I have written before about Hamlet with reference to the Cush Jumbo portrayal in 2021, interested parties can look here:

https://blogdoc-andrewmcleod.blogspot.com/2021/11/

The entry is under ‘October 8th.’

When ‘The Motive and The Cue’ was first played last year, a review in The Guardian by Michael Billington (now aged 85) was informed by the fact that the National Theatre’s archival department allowed him to see the film of the 1964 stage production with Burton as Hamlet.  Billington carries the experience and the gravitas of many years in the theatre, and he is not kind to the Burton version.  Burton was far too fond of putting in inappropriate pauses – pauses which, according to Billington, outpaused even Pinter.  Gielgud’s ambiguous compliment to Burton in the new play, ‘You shout wonderfully’, is borne out.  Burton was at the height of his fame and audiences would have flocked to see him anyway, much as audiences came, for example, to see Daniel Radcliffe (Harry Potter) in the main role in ‘Equus’.  (I saw this; it was ruined by Harry Potter groupies, often laughing inappropriately in what is a deadly serious play).

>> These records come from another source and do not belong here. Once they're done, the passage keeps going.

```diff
+  a.ilist = lm ? h->ilist : nullptr; a.ilist_n = p.list_cur; a.ilist_n_next = p.list_next; a.bound = (int)p.list_bound;
+  a.W = h->W; a.cnt_reset = (lm && p.list_reset_cnt) ? h->cntI : nullptr;
+  a.absmax_out = h->cfg.feat_dtype == BPRX_F_FP8 ? (uint32_t *)h->qs + 2 + h->qs_slot : nullptr;
+  a.upd = upd ? 1 : 0;
+  a.nvb = (int)blocks; a.vT = threads;
+  return a;
+}
+
+int bprx_launch_dense_args(bprx_handle *h, const DenseArgs &a, hipStream_t s) {
+  BprxProfScope ps(h, BPRX_PHASE_DENSE, s);
+  hipLaunchKernelGGL(k_dense_update, dim3((unsigned)a.nvb), dim3((unsigned)a.vT), 0, s, a);
   BPRX_LAUNCH_CHECK(h, "k_dense_update");
   return BPRX_OK;
 }
 
-int bprx_launch_loss_reduce(bprx_handle *h, int64_t B, float *loss_out, hipStream_t s) {
+int bprx_launch_dense_update(bprx_handle *h, const StepPlan &p, hipStream_t s) {
+  return bprx_launch_dense_args(h, bprx_dense_args(h, p), s);
+}
+
+int bprx_launch_loss_reduce_at(bprx_handle *h, int64_t B, int nsq, float reg, float *loss_out, hipStream_t s) {
   BprxProfScope ps(h, BPRX_PHASE_LOSS, s);
-  hipLaunchKernelGGL(k_loss_reduce, dim3(1), dim3(1024), 0, s, h->lossb, B, h->loss_acc,
-                     h->cfg.model == BPRX_MODEL_VBPR ? h->dense_blocks : 0, h->cfg.reg, loss_out);
+  hipLaunchKernelGGL(k_loss_reduce, dim3(1), dim3(1024), 0, s, h->lossb, B, h->loss_acc, nsq, reg, loss_out);
   BPRX_LAUNCH_CHECK(h, "k_loss_reduce");
   return BPRX_OK;
+}
+
+int bprx_launch_loss_reduce(bprx_handle *h, int64_t B, float *loss_out, hipStream_t s) {
+  return bprx_launch_loss_reduce_at(h, B, h->cfg.model == BPRX_MODEL_VBPR ? h->dense_blocks : 0, h->cfg.reg, loss_out, s);
 }
 
 int bprx_launch_score_block(bprx_handle *h, int32_t u0, int32_t u1, float *out, hipStream_t s) {
diff --git a/fashionvisualexpl_recommend_amd/engine.py b/fashionvisualexpl_recommend_amd/engine.py
--- a/fashionvisualexpl_recommend_amd/engine.py
+++ b/fashionvisualexpl_recommend_amd/engine.py
@@ -1,4 +1,5 @@
 import ctypes as C
+import weakref
 
 import numpy as np
 import torch
@@ -24,6 +25,46 @@
             t = t.to(torch.int32)
         return t.to(device, non_blocking=True).contiguous()
     return torch.as_tensor(np.ascontiguousarray(np.asarray(x).reshape(-1), dtype=np.int32), device=device)
+
+
+class _Bound(dict):
+
+    def __init__(self, engine, tensors):
+        super().__init__(tensors)
+        self._engine = weakref.ref(engine)
+
+    def _settle(self):
+        e = self._engine()
+        if e is not None:
+            e.settle()
+
+    def __getitem__(self, name):
+        self._settle()
+        return dict.__getitem__(self, name)
+
+    def get(self, name, default=None):
+        self._settle()
+        return dict.get(self, name, default)
+
+    def items(self):
+        self._settle()
+        return dict.items(self)
+
+    def values(self):
+        self._settle()
+        return dict.values(self)
+
+    def keys(self):
+        self._settle()
+        return dict.keys(self)
+
+    def __iter__(self):
+        self._settle()
+        return dict.__iter__(self)
+
+    def copy(self):
+        self._settle()
+        return dict(dict.items(self))
 
 
 class Engine:
@@ -56,19 +97,34 @@
 
     @property
     def t(self):
-        if self.optimizer == "adam_tf23" and getattr(self, "h", None) and self._t:
-            self.sync_adam()
+        if getattr(self, "h", None) and self._t:
+            self.settle()
+            if self.optimizer == "adam_tf23":
+                self.sync_adam()
         return self._t
 
     @t.setter
     def t(self, v):
-        self._t = v
+        self._t = _Bound(self, v)
 
     def adam_is_lazy(self):
         return bool(self.lib.bprx_adam_is_lazy(self.h))
 
     def sync_adam(self):
         _ffi.check(self.h, self.lib.bprx_sync_adam(self.h, _stream()))
+
+    def settle(self):
+        if getattr(self, "h", None) and hasattr(self.lib, "bprx_settle"):
+            _ffi.check(self.h, self.lib.bprx_settle(self.h, _stream()))
+
+    def dense_pending(self):
+        return bool(self.lib.bprx_dense_pending(self.h)) if hasattr(self.lib, "bprx_dense_pending") else False
+
+    def set_loss_lag(self, on):
+        if not on:
+            self.settle()
+        if getattr(self, "h", None) and hasattr(self.lib, "bprx_set_loss_lag"):
+            _ffi.check(self.h, self.lib.bprx_set_loss_lag(self.h, 1 if on else 0))
 
     def close(self):
         if getattr(self, "h", None):
diff --git a/fashionvisualexpl_recommend_amd/models.py b/fashionvisualexpl_recommend_amd/models.py
--- a/fashionvisualexpl_recommend_amd/models.py
+++ b/fashionvisualexpl_recommend_amd/models.py
@@ -147,25 +147,30 @@
         start_ep = time()
         print('Start training...')
         loss_buf = torch.zeros(max(1, steps_per_epoch), dtype=torch.float32, device=self.engine.device)
-        for batch in next_batch:
-            steps += 1
-            user, pos, neg = (as_index(b, self.engine.device) for b in batch)
-            self.engine.step(user, pos, neg, loss_out=loss_buf, loss_index=steps - 1)
-            if steps == steps_per_epoch:
-                loss = float(loss_buf[:steps].double().sum().item())
-                epoch_text = 'Epoch {0}/{1} \tLoss: {2:.3f}'.format(it, self.params.epochs, loss / steps)
-                epoch_print = self.evaluator.eval(it, results, epoch_text, start_ep)
-                for metric in max_metrics.keys():
-                    if max_metrics[metric] <= results[it][metric + '_v']:
-                        max_metrics[metric] = results[it][metric + '_v']
-                        if metric == self.params.best_metric:
-                            best_epoch, best_state, best_epoch_print = it, self.state_dict(), epoch_print
-                if (it % self.verbose == 0 or it == 1) and self.verbose != -1:
-                    torch.save(self.state_dict(), os.path.join(wdir, f'weights-{it}-{self.directory_parameters}.pt'))
-                start_ep = time()
-                it += 1
-                loss = 0
-                steps = 0
+        self.engine.set_loss_lag(True)
+        try:
+            for batch in next_batch:
+                steps += 1
+                user, pos, neg = (as_index(b, self.engine.device) for b in batch)
+                self.engine.step(user, pos, neg, loss_out=loss_buf, loss_index=steps - 1)
+                if steps == steps_per_epoch:
+                    self.engine.settle()
+                    loss = float(loss_buf[:steps].double().sum().item())
+                    epoch_text = 'Epoch {0}/{1} \tLoss: {2:.3f}'.format(it, self.params.epochs, loss / steps)
+                    epoch_print = self.evaluator.eval(it, results, epoch_text, start_ep)
+                    for metric in max_metrics.keys():
+                        if max_metrics[metric] <= results[it][metric + '_v']:
+                            max_metrics[metric] = results[it][metric + '_v']
+                            if metric == self.params.best_metric:
+                                best_epoch, best_state, best_epoch_print = it, self.state_dict(), epoch_print
+                    if (it % self.verbose == 0 or it == 1) and self.verbose != -1:
+                        torch.save(self.state_dict(), os.path.join(wdir, f'weights-{it}-{self.directory_parameters}.pt'))
+                    start_ep = time()
+                    it += 1
+                    loss = 0
+                    steps = 0
+        finally:
+            self.engine.set_loss_lag(False)
         print('Training end...')
         self._store_recs(os.path.join(rdir, f'recs-{it - 1}-{self.directory_parameters}.tsv'))
         with open(os.path.join(rdir, f'results-metrics-{self.directory_parameters}') + '.pkl', 'wb') as f:
diff --git a/include/bprx.h b/include/bprx.h
--- a/include/bprx.h
+++ b/include/bprx.h
@@ -76,6 +76,9 @@
 BPRX_API int bprx_set_hyper(bprx_handle *h, float lr, float reg);
 BPRX_API int bprx_set_adam_step(bprx_handle *h, int64_t iterations, void *stream);
 BPRX_API int bprx_sync_adam(bprx_handle *h, void *stream);
+BPRX_API int bprx_settle(bprx_handle *h, void *stream);
+BPRX_API int bprx_dense_pending(const bprx_handle *h);
+BPRX_API int bprx_set_loss_lag(bprx_handle *h, int on);
 BPRX_API int64_t bprx_get_adam_step(const bprx_handle *h);
 BPRX_API int bprx_adam_is_lazy(const bprx_handle *h);
 
```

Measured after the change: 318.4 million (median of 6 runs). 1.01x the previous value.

The Billington review is worth reading and it is at:

https://www.theguardian.com/stage/2023/jan/09/hamlet-richard-burton-john-gielgud-the-motive-and-the-cue-jack-thorne


I’m somewhat saddened by learning this.  One of my favourite experiences is to put on the Burton version of Under Milk Wood, or any of Dylan Thomas’s poems, and to listen to that wonderful voice in its most rhapsodic style.  When he could be persuaded to be gentle, he was magnificent.

Even in the patchy musical indulgence that is Jeff Wayne’s ‘War of the Worlds’, the introductory speech by Burton is a marvel of musicality.

For my favourite Hamlet, please see:

https://thescriptlab.com/features/screenwriting-101/7555-story-behind-screenplay-grigori-kozintsevs-hamlet-1964/


It was said of Gielgud and Olivier that the ideal Shakespearean would be Gielgud from the neck up and Olivier from the neck down (given Olivier’s sense of drama, movement, and athleticism).  Gielgud’s beautiful verse speaking was commented on in 1935 when he and Olivier doubled the roles of Mercutio and Romeo in a production at the New Theatre.  Despite the generosity of Gielgud, the senior player, in promoting Olivier, the latter’s jealousy of Gielgud was lifelong, so it is a tribute to Sir John that he gave a wonderful elegy at Olivier’s funeral.  Curiously, the New Theatre is now the Noel Coward theatre, where The Motive and The Cue is playing.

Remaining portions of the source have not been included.